As a true Japanese artist, though, Hyakusen “borrowed, combined and expanded on Chinese themes and techniques,” as did the other nanga artists who came after him. Of course, these are not “real” Chinese landscapes, but idealized ones which contribute to the overall atmosphere of serenity and contemplation, a “world of retreat”, as White aptly puts it. Figures tend to be solitary, too, as they commune with the natural surroundings.

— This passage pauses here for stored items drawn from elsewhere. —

struct Net {
  static constexpr int NGBUF = 15;
  int B, H, W, num_classes, dtype, interaction, attention, using_rem;
  int frozen = 0;
  int parts = 6, rdim = 768, cdim = 128, fdim = 2048, hid = 128;
  float bn_eps = 1e-5f, bn_mom = 0.1f;
  std::vector<std::string> slot_names;
  std::vector<int64_t> slot_off;
  std::vector<int> triples;
  float *params = nullptr, *grads = nullptr, *buffers = nullptr;
  bool bound = false;
  std::vector<ConvUnit> units;
  std::vector<Block> blocks;
  int u_stem = -1, u_one = -1, u_rest = -1;
  int s_ca1, s_ca2, s_rw, s_rg, s_rb, s_rrm, s_rrv, s_rem_param, s_rem_pw, s_rem_pb, s_rem_qw, s_rem_qb;
  int s_fcw[18], s_fcb[18], s_fcg[18], s_fcbe[18], s_fcrm[18], s_fcrv[18], s_clw[18], s_clb[18];
  size_t ws_bytes = 0;
  std::map<std::string, Tensor> tensors;
  Tensor x0, pool, pool_arg, S, gbuf[NGBUF], slab, bnpart, bncoef, bnpart2, bncoef2, packtab, gemm_work;
  static constexpr int RT_SLOTS = 24, RT_MAX = 32;
  Tensor rtab;
  std::vector<ieee_wgrad_reduce_desc> rpend;
  std::vector<ieee_wgrad_reduce_desc> rtab_host[RT_SLOTS];
  const void* rtab_ws[RT_SLOTS] = {};
  ConvUnit reduce_unit;
  size_t tot_begin = 0, tot_end = 0;
  Tensor slab2;
  ieee_wgrad_reduce_desc wpend = {};
  int wflip = 0;
  Tensor wtickets;
  Tensor tickets;
  std::vector<PackDescHost> pack_train, pack_eval;
  int pack_blocks_train = 0, pack_blocks_eval = 0;
  std::vector<PackDescHost> pack_late;
  int pack_late_first = 0, pack_late_unit = 0, pack_blocks_early = 0, pack_blocks_late = 0;
  std::vector<PackDescHost> pack_train_s, pack_late_s;
  int pack_blocks_train_s = 0, pack_late_first_s = 0, pack_blocks_early_s = 0, pack_blocks_late_s = 0;
  const void* shadow = nullptr;
  hipEvent_t pack_ev[2] = {nullptr, nullptr};
  const void* pack_uploaded_ws = nullptr;
  bool fused_bwd_state = false;
  Tensor oflags;
  const void* last_ws = nullptr;
  bool totals_off = false;
  bool bwd_totals_fresh = false;
  bool bwd_totals_state = false;
  bool stem_a_valid = false;
  bool eval_cache_valid = false;
  const void* eval_cache_ws = nullptr;
  hipStream_t side = nullptr;
  hipStream_t side2 = nullptr;
  hipEvent_t branch_ev[16] = {};
  std::vector<hipEvent_t> side_ready;
  hipEvent_t gbuf_read[NGBUF] = {};
  hipEvent_t side_done = nullptr;
  hipEvent_t sync_ev = nullptr;
  bool gbuf_pending[NGBUF] = {};
  uint64_t gbuf_seq[NGBUF] = {}, gbuf_clock = 0;
  int gbuf_evt[NGBUF] = {};
  bool side_dirty = false;
  size_t side_used = 0;
  ~Net() {
    for (hipEvent_t e : ev_pool) (void)hipEventDestroy(e);
    for (hipEvent_t e : side_ready) (void)hipEventDestroy(e);
    for (hipEvent_t e : gbuf_read) if (e) (void)hipEventDestroy(e);
    if (side_done) (void)hipEventDestroy(side_done);
    if (sync_ev) (void)hipEventDestroy(sync_ev);
    for (hipEvent_t e : pack_ev) if (e) (void)hipEventDestroy(e);
    if (side) (void)hipStreamDestroy(side);
    for (hipEvent_t e : branch_ev) if (e) (void)hipEventDestroy(e);
    if (side2) (void)hipStreamDestroy(side2);
  }
  Tensor Gp, avgmax, amax, Hh, Hs, att, Pp, Zg, Zp, glob, part, sv_g, sv_p, rr, part2, fcraw, sv_fc, featcat, fcall,
      logits, featn, norms;
  Tensor dfeatcat, dfcraw, dpart2, dr, dglob, dZp, dZg, dPp, dGp, datt, dHs, dH, davgmax, remwork;
  int esz() const { return dtype == IEEE_BF16 ? 2 : 4; }
  char* tap_base = nullptr;
  size_t tap_bytes = 0, tap_used = 0;
  std::map<std::string, Tensor> taps;
  int profiling = 0;
  std::vector<hipEvent_t> ev_pool;
  std::vector<int> ev_cat;
  std::vector<std::string> ev_name;
  std::vector<const char*> ev_label;
  std::vector<double> ev_flops;
  size_t ev_used = 0;
  double prof_flops[2] = {0, 0};
  int64_t prof_launches[2] = {0, 0};

  int slot3(const std::string& pattern) {
    const int id = (int)slot_names.size();
    triples.push_back(id);
    for (int m = 0; m < 3; ++m) {
      std::string s = pattern;
      const size_t p = s.find("{m}");
      s.replace(p, 3, std::to_string(m));
      slot_names.push_back(s);
    }
    return id;
// ... 277 lines not shown
    Tensor t;
    t.off = n.tap_used; t.numel = numel; t.dtype = dt;
    IEEE_HIP(hipMemcpyAsync(n.tap_base + t.off, p, bytes, hipMemcpyDeviceToDevice, (hipStream_t)st));
    n.taps[name] = t;
    n.tap_used += (bytes + 255) / 256 * 256;
    return IEEE_OK;
  }
  int64_t in_numel(const ConvUnit& u) const { return (int64_t)3 * B * u.Hi * u.Wi * u.Ci; }
  int64_t out_numel(const ConvUnit& u) const { return (int64_t)3 * u.M(B) * u.Co; }
  bool fused_stats = false;
  bool fused_fin = false;
  bool frz(const ConvUnit& u) const { return (n.frozen & u.child) != 0; }
  int totals_rep(const ConvUnit& u) const { return n.totals_off ? 0 : totals_rep_for((u.M(B) + 127) / 128); }
  bool use_totals(const ConvUnit& u) const {
    return n.dtype == IEEE_BF16 && totals_rep(u) > 0 && u.Co % 8 == 0 && 256 % (u.Co / 8) == 0 && u.Co / 8 <= 256 &&
           &u != &n.units[n.u_stem] && ((n.slot_off[u.s_g] | n.slot_off[u.s_b] | gs(u.s_g)) & 3) == 0;
  }
  bool fwd_totals = false;
  int conv(const ConvUnit& u, const void* in, bool want_stats = false) {
    const int64_t ldf = ieee_conv_packed_ld(n.dtype, u.Ci, u.R, u.S);
    fused_stats = want_stats && n.dtype == IEEE_BF16 && !frz(u);
    fwd_totals = fused_stats && use_totals(u);
    static const bool f_fin = getenv("IEEE_BN_FIN_FUSE") && atoi(getenv("IEEE_BN_FIN_FUSE")) != 0;
    fused_fin = f_fin && fused_stats && !fwd_totals && u.M(B) <= ieee_conv2d_fwd_bn_train_max_rows() && u.Ci % 64 == 0 && u.Co % 8 == 0;
    prof_begin(0, u, nullptr, !fused_fin);
    struct G { Run* r; ~G() { r->prof_end(); } } guard{this};
    if (fused_fin)
      return ieee_conv2d_fwd_bn_train(in, P(u.wf), P(u.y), n.dtype, 3, B, u.Hi, u.Wi, u.Ci, u.Co, u.R, u.S, u.stride, u.pad,
                                      (int64_t)B * u.Hi * u.Wi * u.Ci, u.Co * ldf, u.M(B) * u.Co, bnpart_cur, par(u.s_g), par(u.s_b),
                                      gs(u.s_g), buf(u.s_rm), buf(u.s_rv), gs(u.s_rm), F(u.stats), n.bn_mom, n.bn_eps, tickets_cur, st);
    const bool sh = use_shadow && u.shadow_ok;
    const void* wf = sh ? (const void*)((const uint16_t*)n.shadow + n.slot_off[u.s_w]) : P(u.wf);
    return ieee_conv2d_fwd_ex(in, wf, P(u.y), n.dtype, 3, B, u.Hi, u.Wi, u.Ci, u.Co, u.R, u.S, u.stride, u.pad,
                              (int64_t)B * u.Hi * u.Wi * u.Ci, sh ? gs(u.s_w) : u.Co * ldf, u.M(B) * u.Co, fused_stats ? bnpart_cur : nullptr,
                              take_extras(fwd_totals ? P(u.tot_f) : nullptr, (int64_t)2 * u.Co, fwd_totals ? totals_rep(u) : 1), st);
  }
  int bn(const ConvUnit& u, const void* residual, void* out, int relu, int training, void* relu_bits = nullptr) {
    if (frz(u)) training = 0;
    if (training && fwd_totals) {
      fwd_totals = fused_stats = fused_fin = false;
      return ieee_bn2d_fwd_totals(P(u.y), residual, out, n.dtype, 3, u.M(B), u.Co, u.M(B) * u.Co, par(u.s_g), par(u.s_b), gs(u.s_g),
                                  buf(u.s_rm), buf(u.s_rv), gs(u.s_rm), F(u.stats), P(u.tot_f), totals_rep(u), n.bn_mom, n.bn_eps, relu, relu_bits,
                                  oflags_ptr(), st);
    }
    fwd_totals = false;
    const int64_t rb = (training && fused_fin) ? -1 : ((training && fused_stats) ? ieee_conv2d_fwd_stats_rblocks(B, u.Ho, u.Wo) : 0);
    fused_stats = false;
    fused_fin = false;
    if (rb < 0 && out == nullptr) return IEEE_OK;
    return ieee_bn2d_fwd(P(u.y), residual, out, n.dtype, 3, u.M(B), u.Co, u.M(B) * u.Co, par(u.s_g), par(u.s_b),
                         gs(u.s_g), buf(u.s_rm), buf(u.s_rv), gs(u.s_rm), F(u.stats), bnpart_cur, n.bn_mom, n.bn_eps,
                         training, relu, rb, relu_bits, st);
  }
  bool eval_cached = false;
  int conv_bn_eval(const ConvUnit& u, const void* in, const void* residual, void* out, int relu) {
    const int64_t ldf = ieee_conv_packed_ld(n.dtype, u.Ci, u.R, u.S);
    if (!eval_cached)
      IEEE_TRY(ieee_bn2d_fwd(P(u.y), nullptr, nullptr, n.dtype, 3, u.M(B), u.Co, u.M(B) * u.Co, par(u.s_g), par(u.s_b),
                           gs(u.s_g), buf(u.s_rm), buf(u.s_rv), gs(u.s_rm), F(u.stats), bnpart_cur, n.bn_mom, n.bn_eps,
                           0, relu, 0, nullptr, st));
    prof_begin(0, u);
    struct G { Run* r; ~G() { r->prof_end(); } } guard{this};
    return ieee_conv2d_fwd_bn_eval(in, P(u.wf), out, residual, F(u.stats), relu, n.dtype, 3, B, u.Hi, u.Wi, u.Ci, u.Co,
                                   u.R, u.S, u.stride, u.pad, (int64_t)B * u.Hi * u.Wi * u.Ci, u.Co * ldf, u.M(B) * u.Co, st);
  }
  bool& fused_bwd = n.fused_bwd_state;
  hipEvent_t bn_done = nullptr;
  hipEvent_t next_ready_event() {
    if (n.side_used == n.side_ready.size()) {
      hipEvent_t e;
      if (hipEventCreateWithFlags(&e, hipEventDisableTiming) != hipSuccess) return nullptr;
      n.side_ready.push_back(e);
    }
    return n.side_ready[n.side_used++];
  }
  const ConvUnit* ds_pending = nullptr;
  const ConvUnit* ds_totals_ready = nullptr;
  int bn_bwd(const ConvUnit& u, const void* dout, const void* mask, void* dy, void* gout, int mask_from_y = 0,
             float* partial = nullptr, int64_t partial_rb = 0) {
    const int64_t rb = partial ? partial_rb : (fused_bwd ? (u.M(B) + 127) / 128 : 0);
    const bool ds_ready = !partial && ds_totals_ready == &u;
    if (ds_ready) ds_totals_ready = nullptr;
    const bool from_totals = (!partial && fused_bwd && n.bwd_totals_state) || ds_ready;
    const ConvUnit* ds = ds_pending;
    ds_pending = nullptr;
    if (!partial) partial = bnpart_cur;
    fused_bwd = false;
    n.bwd_totals_state = false;
    will_write(dy);
    if (gout) will_write(gout);
    static const bool ride_wanted = !(getenv("IEEE_EVENT_RIDE") && atoi(getenv("IEEE_EVENT_RIDE")) == 0);
    const bool ride = ride_wanted && side_enabled() && ieee_event_ride_selfcheck(st, (void*)n.side) == 0;
    bn_done = ride ? next_ready_event() : nullptr;
    if (frz(u))
      return ieee_bn2d_bwd_frozen(dout, mask, P(u.y), dy, gout, n.dtype, 3, u.M(B), u.Co, u.M(B) * u.Co, F(u.stats), bncoef_cur,
                                  mask_from_y, (void*)bn_done, st);
    if (from_totals && ds != nullptr && mask == nullptr && gout == nullptr && !mask_from_y && use_totals(*ds) && !frz(*ds) && ds->Co == u.Co &&
        ds->M(B) == u.M(B)) {
      ds_totals_ready = ds;
      return ieee_bn2d_bwd_totals_ds(dout, P(u.y), P(ds->y), dy, n.dtype, 3, u.M(B), u.Co, u.M(B) * u.Co, par(u.s_g), gs(u.s_g), F(u.stats),
                                     grd(u.s_g), grd(u.s_b), gs(u.s_g), P(u.tot_b), totals_rep(u), P(ds->tot_b), totals_rep(*ds),
                                     oflags_ptr(), (void*)bn_done, st);
    }
    if (from_totals)
      return ieee_bn2d_bwd_totals(dout, mask, P(u.y), dy, gout, n.dtype, 3, u.M(B), u.Co, u.M(B) * u.Co, par(u.s_g), gs(u.s_g),
                                  F(u.stats), grd(u.s_g), grd(u.s_b), gs(u.s_g), P(u.tot_b), totals_rep(u), mask_from_y, oflags_ptr(),
// ... 317 lines not shown
    const int64_t n_early = use_shadow ? N.pack_late_first_s : N.pack_late_first;
    const int b_train = use_shadow ? N.pack_blocks_train_s : N.pack_blocks_train, b_late = use_shadow ? N.pack_blocks_late_s : N.pack_blocks_late,
              b_early = use_shadow ? N.pack_blocks_early_s : N.pack_blocks_early;
    static const bool pack_async = !(getenv("IEEE_PACK_ASYNC") && atoi(getenv("IEEE_PACK_ASYNC")) == 0);
    if (training && pack_async && side_enabled() && n_late > 0) {
      IEEE_HIP(hipEventRecord(N.pack_ev[0], (hipStream_t)st));
      IEEE_HIP(hipStreamWaitEvent(N.side, N.pack_ev[0], 0));
      IEEE_TRY(ieee_pack_all_weights(N.params, ws, t_late, n_late, b_late, dt, (void*)N.side));
      IEEE_HIP(hipEventRecord(N.pack_ev[1], N.side));
      late_pack_pending = true;
      if (n_early > 0) IEEE_TRY(ieee_pack_all_weights(N.params, ws, t_train, n_early, b_early, dt, st));
    } else if (training)
      IEEE_TRY(ieee_pack_all_weights(N.params, ws, t_train, n_train, b_train, dt, st));
    else if (!(eval_cached = (N.eval_cache_valid && N.eval_cache_ws == (const void*)ws && !N.profiling)))
      IEEE_TRY(ieee_pack_all_weights(N.params, ws, tab_dev, (int64_t)N.pack_eval.size(), N.pack_blocks_eval, dt, st));
    if (training) N.eval_cache_valid = false;
  }
  {
    static const bool f_fin = getenv("IEEE_BN_FIN_FUSE") && atoi(getenv("IEEE_BN_FIN_FUSE")) != 0;
    if (training && f_fin) IEEE_HIP(hipMemsetAsync(P(N.tickets), 0, 512 * 4, (hipStream_t)st));
  }
  if (training && dt == IEEE_BF16 && (totals_tiles() > 0 || wgrad_fold())) {
    IEEE_HIP(hipMemsetAsync(ws + N.tot_begin, 0, N.tot_end - N.tot_begin, (hipStream_t)st));
    N.bwd_totals_fresh = true;
  }
  IEEE_TRY(ieee_nchw_to_nhwc3(xr, xn, xt, P(N.x0), dt, B, 3, N.H, N.W, 4, 3, st));
  const ConvUnit& s = N.units[N.u_stem];
  static const bool fuse_eval = !(getenv("IEEE_EVAL_FUSE") && atoi(getenv("IEEE_EVAL_FUSE")) == 0);
  const bool fe = !training && fuse_eval;
  bool stem_pool_fused = false;
  if (fe) {
    IEEE_TRY(conv_bn_eval(s, P(N.x0), nullptr, P(s.a), 1));
  } else {
    IEEE_TRY(conv(s, P(N.x0), training != 0));
    static const bool fuse_pool = !(getenv("IEEE_STEM_POOL_FUSE") && atoi(getenv("IEEE_STEM_POOL_FUSE")) == 0);
    stem_pool_fused = training && fuse_pool;
    IEEE_TRY(bn(s, nullptr, stem_pool_fused ? nullptr : P(s.a), 1, training));
  }
  N.stem_a_valid = !stem_pool_fused;
  if (stem_pool_fused)
    IEEE_TRY(ieee_bn_relu_maxpool3x3s2_fwd(P(s.y), F(s.stats), P(N.pool), (uint8_t*)P(N.pool_arg), dt, 3, B, s.Ho, s.Wo, s.Co, st));
  else
    IEEE_TRY(ieee_maxpool3x3s2_fwd(P(s.a), P(N.pool), (uint8_t*)P(N.pool_arg), dt, 3, B, s.Ho, s.Wo, s.Co, st));
  const void* x = P(N.pool);
  int ds_slot = 0;
  for (const Block& b : N.blocks) {
    const ConvUnit &c1 = N.units[b.c1], &c2 = N.units[b.c2], &c3 = N.units[b.c3];
    if (late_pack_pending && b.c1 >= N.pack_late_unit) {
      IEEE_HIP(hipStreamWaitEvent((hipStream_t)st, N.pack_ev[1], 0));
      late_pack_pending = false;
    }
    const bool ws_ = training != 0;
    const bool par_ds = b.ds >= 0 && training && branch_enabled(1);
    if (par_ds) {
      const ConvUnit& d = N.units[b.ds];
      BranchScope scope(*this, ds_slot);
      IEEE_TRY(conv(d, x, ws_));
      IEEE_TRY(bn(d, nullptr, P(d.a), 0, training));
    }
    if (fe) {
      IEEE_TRY(conv_bn_eval(c1, x, nullptr, P(c1.a), 1));
      IEEE_TRY(conv_bn_eval(c2, P(c1.a), nullptr, P(c2.a), 1));
      const void* idn = x;
      if (b.ds >= 0) {
        const ConvUnit& d = N.units[b.ds];
        IEEE_TRY(conv_bn_eval(d, x, nullptr, P(d.a), 0));
        idn = P(d.a);
      }
      IEEE_TRY(conv_bn_eval(c3, P(c2.a), idn, P(c3.a), 1));
      x = P(c3.a);
      continue;
    }
    IEEE_TRY(conv(c1, x, ws_));
    IEEE_TRY(bn(c1, nullptr, P(c1.a), 1, training));
    IEEE_TRY(conv(c2, P(c1.a), ws_));
    IEEE_TRY(bn(c2, nullptr, P(c2.a), 1, training));
    const void* identity = x;
    if (b.ds >= 0) {
      const ConvUnit& d = N.units[b.ds];
      if (par_ds) {
        branch_join(ds_slot);
      } else {
        IEEE_TRY(conv(d, x, ws_));
        IEEE_TRY(bn(d, nullptr, P(d.a), 0, training));
      }
      identity = P(d.a);
      ++ds_slot;
    }
    IEEE_TRY(conv(c3, P(c2.a), ws_));
    IEEE_TRY(bn(c3, identity, P(c3.a), 1, training, (training && c3.abits.numel) ? P(c3.abits) : nullptr));
    x = P(c3.a);
  }
  const void* Fm = x;
  const ConvUnit &uo = N.units[N.u_one], &ur = N.units[N.u_rest];
  const int Hh_ = uo.Hi, Ww = uo.Wi, C = N.fdim;
  const int64_t BC = (int64_t)B * C;
  IEEE_TRY(ieee_gpool_sum_others(Fm, N.interaction ? P(N.S) : nullptr, F(N.Gp), dt, B, Hh_, Ww, C, st));
  const int mode = !N.interaction ? 2 : (N.attention ? 0 : 1);
  if (N.interaction) {
    IEEE_TRY(conv(uo, Fm, training != 0));
    if (!eval_cached) IEEE_TRY(bn(uo, nullptr, nullptr, 1, training));
    IEEE_TRY(conv(ur, P(N.S), training != 0));
    if (!eval_cached) IEEE_TRY(bn(ur, nullptr, nullptr, 1, training));
    if (N.attention) {
      IEEE_TRY(ieee_ca_pool(P(ur.y), F(ur.stats), F(N.avgmax), F(N.avgmax) + BC, 2 * BC, (int32_t*)P(N.amax), dt, B, Hh_,
                            Ww, C, st));
      IEEE_TRY(gemm3(F(N.avgmax), 2 * BC, par(N.s_ca1), gs(N.s_ca1), F(N.Hh), 2 * B * N.hid, nullptr, 0, 2 * B, N.hid, C,
                     C, 1, C, 1, N.hid, 1, 0));
      IEEE_TRY(ieee_ca_mix_fwd(F(N.Hh), F(N.Hs), B, N.hid, st));
      IEEE_TRY(gemm3(F(N.Hs), (int64_t)B * N.hid, par(N.s_ca2), gs(N.s_ca2), F(N.att), BC, nullptr, 0, B, C, N.hid,
                     N.hid, 1, N.hid, 1, C, 0, 0));
      IEEE_TRY(ieee_sigmoid_fwd(F(N.att), 3 * BC, st));
    }
    IEEE_TRY(ieee_cim_tail_fwd(P(uo.y), P(ur.y), F(uo.stats), F(ur.stats), F(N.att), F(N.Pp), dt, B, Hh_, Ww, C, N.parts,
                               mode, st));
  } else {
    IEEE_TRY(ieee_cim_tail_fwd(Fm, nullptr, nullptr, nullptr, nullptr, F(N.Pp), dt, B, Hh_, Ww, C, N.parts, 2, st));
  }
  const int R = N.rdim, PB = N.parts * B;
  {
    Set3 g, p;
    set3(g, F(N.Gp), BC, par(N.s_rw), gs(N.s_rw), F(N.Zg), (int64_t)B * R, nullptr, 0, B, R, C, C, 1, C, 1, R, 0, 0);
    set3(p, F(N.Pp), (int64_t)PB * C, par(N.s_rw), gs(N.s_rw), F(N.Zp), (int64_t)PB * R, nullptr, 0, PB, R, C, C, 1, C, 1, R, 0, 0);
    IEEE_TRY(gemm_pair(g.s, p.s));
  }
  {
    const void *x1[3], *x2[3], *ga[3], *be[3];
    void *o1[3], *o2[3], *rm[3], *rv[3], *s1[3], *s2[3];
    for (int m = 0; m < 3; ++m) {
      x1[m] = F(N.Zg) + (int64_t)m * B * R; o1[m] = F(N.glob) + (int64_t)m * B * R;
      x2[m] = F(N.Zp) + (int64_t)m * PB * R; o2[m] = F(N.part) + (int64_t)m * PB * R;
      ga[m] = par(N.s_rg + m); be[m] = par(N.s_rb + m); rm[m] = buf(N.s_rrm + m); rv[m] = buf(N.s_rrv + m);
      s1[m] = F(N.sv_g) + m * 2 * R; s2[m] = F(N.sv_p) + m * 2 * R;
    }
    const int tr_red = (training && !(N.frozen & IEEE_FROZEN_REDUCE)) ? 1 : 0;
    IEEE_TRY(ieee_rowbn_fwd(3, x1, o1, ga, be, rm, rv, s1, B, R, R, R, N.bn_mom, N.bn_eps, tr_red, 1, st));
    IEEE_TRY(ieee_rowbn_fwd(3, x2, o2, ga, be, rm, rv, s2, PB, R, R, R, N.bn_mom, N.bn_eps, tr_red, 1, st));
  }
  const float* p2 = F(N.part);
  if (N.using_rem) {
    IEEE_TRY(gemm3(F(N.glob), (int64_t)B * R, par(N.s_rem_pw), gs(N.s_rem_pw), F(N.rr), (int64_t)B * R, par(N.s_rem_pb),
                   gs(N.s_rem_pb), B, R, R, R, 1, R, 1, R, 0, 0));
    IEEE_TRY(ieee_rem_fwd(F(N.part), F(N.rr), par(N.s_rem_param), gs(N.s_rem_param), F(N.part2), B, N.parts, R, st));
// ... 589 lines not shown
  for (size_t i = 0; i + 1 < n->ev_used; i += 2) {
    float t = 0.f;
    if (hipEventElapsedTime(&t, n->ev_pool[i], n->ev_pool[i + 1]) != hipSuccess) {
      (void)hipGetLastError();
      continue;
    }
    ms[n->ev_cat[i / 2]] += t;
  }
  if (const char* path = getenv("IEEE_PROFILE_DUMP")) {
    if (FILE* f = fopen(path, "w")) {
      fprintf(f, "unit,kind,us,gflop,tflops\n");
      for (size_t i = 0; i + 1 < n->ev_used; i += 2) {
        float t = 0.f;
        (void)hipEventElapsedTime(&t, n->ev_pool[i], n->ev_pool[i + 1]);
        fprintf(f, "%s,%s,%.2f,%.3f,%.1f\n", n->ev_name[i / 2].c_str(), n->ev_label[i / 2], t * 1e3,
                n->ev_flops[i / 2] / 1e9, n->ev_flops[i / 2] / (t * 1e-3) / 1e12);
      }
      fclose(f);
    }
  }
  for (int c = 0; c < 2; ++c) { out6[c * 3 + 0] = ms[c]; out6[c * 3 + 1] = n->prof_flops[c]; out6[c * 3 + 2] = (double)n->prof_launches[c]; }
  return IEEE_OK;
}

If we were to try and make a parallel with Western art, it might be with those paintings of solitary figures standing on crags gazing at the surrounding wonders of nature, which are themselves idealized, as in the paintings of Caspar David Friedrich (1774-1840).

This book also contains essays by a number of scholars who explore various aspects of Hyakusen’s art as well as that of other nanga painters. Felice Fischer writes on Hyakusen’s legacy, and there are two essays by Kyoko Kinoshita dealing with the subject of the seals and signatures used by Hyakusen. The latter is interesting because Hyakusen chose different types of seals for different types of paintings, which can help date the paintings and give clues about the artist’s intentions, because they often contain more than just a name. For example, one seal reads “I take inspiration from poetry, wine, flowers and the moon,” and another states “My colorful paintings were not done for mere glory, my free spirit is just to take the place of plowing fields.”

Finally, Tomokatsu Kawazu contributes an essay on the conservation of Hyakusen’s works. This concludes a very satisfying and informative book; readers who know little about Japanese art need not worry, either, that the essays may be too technical, because they are all completely accessible to anyone who is interested in the subject. This splendidly-illustrated book should go a long way towards getting readers interested in an artist and an art-form which has been little appreciated in the West.


John Butler recently retired as Associate Professor of Humanities at the University College of the North in The Pas, Manitoba, Canada, and has taught at universities in Canada, Nigeria and Japan. He specializes in early modern travel-literature (especially Asian travel) and seventeenth-century intellectual history. His books include an edition of Sir Thomas Herbert’s Travels in Africa, Persia and Asia the Great (2012) and most recently an edition of Sir Paul Rycaut's Present State of the Ottoman Empire (1667) and a book of essays, Off the Beaten Track: Essays on Unknown Travel Writers.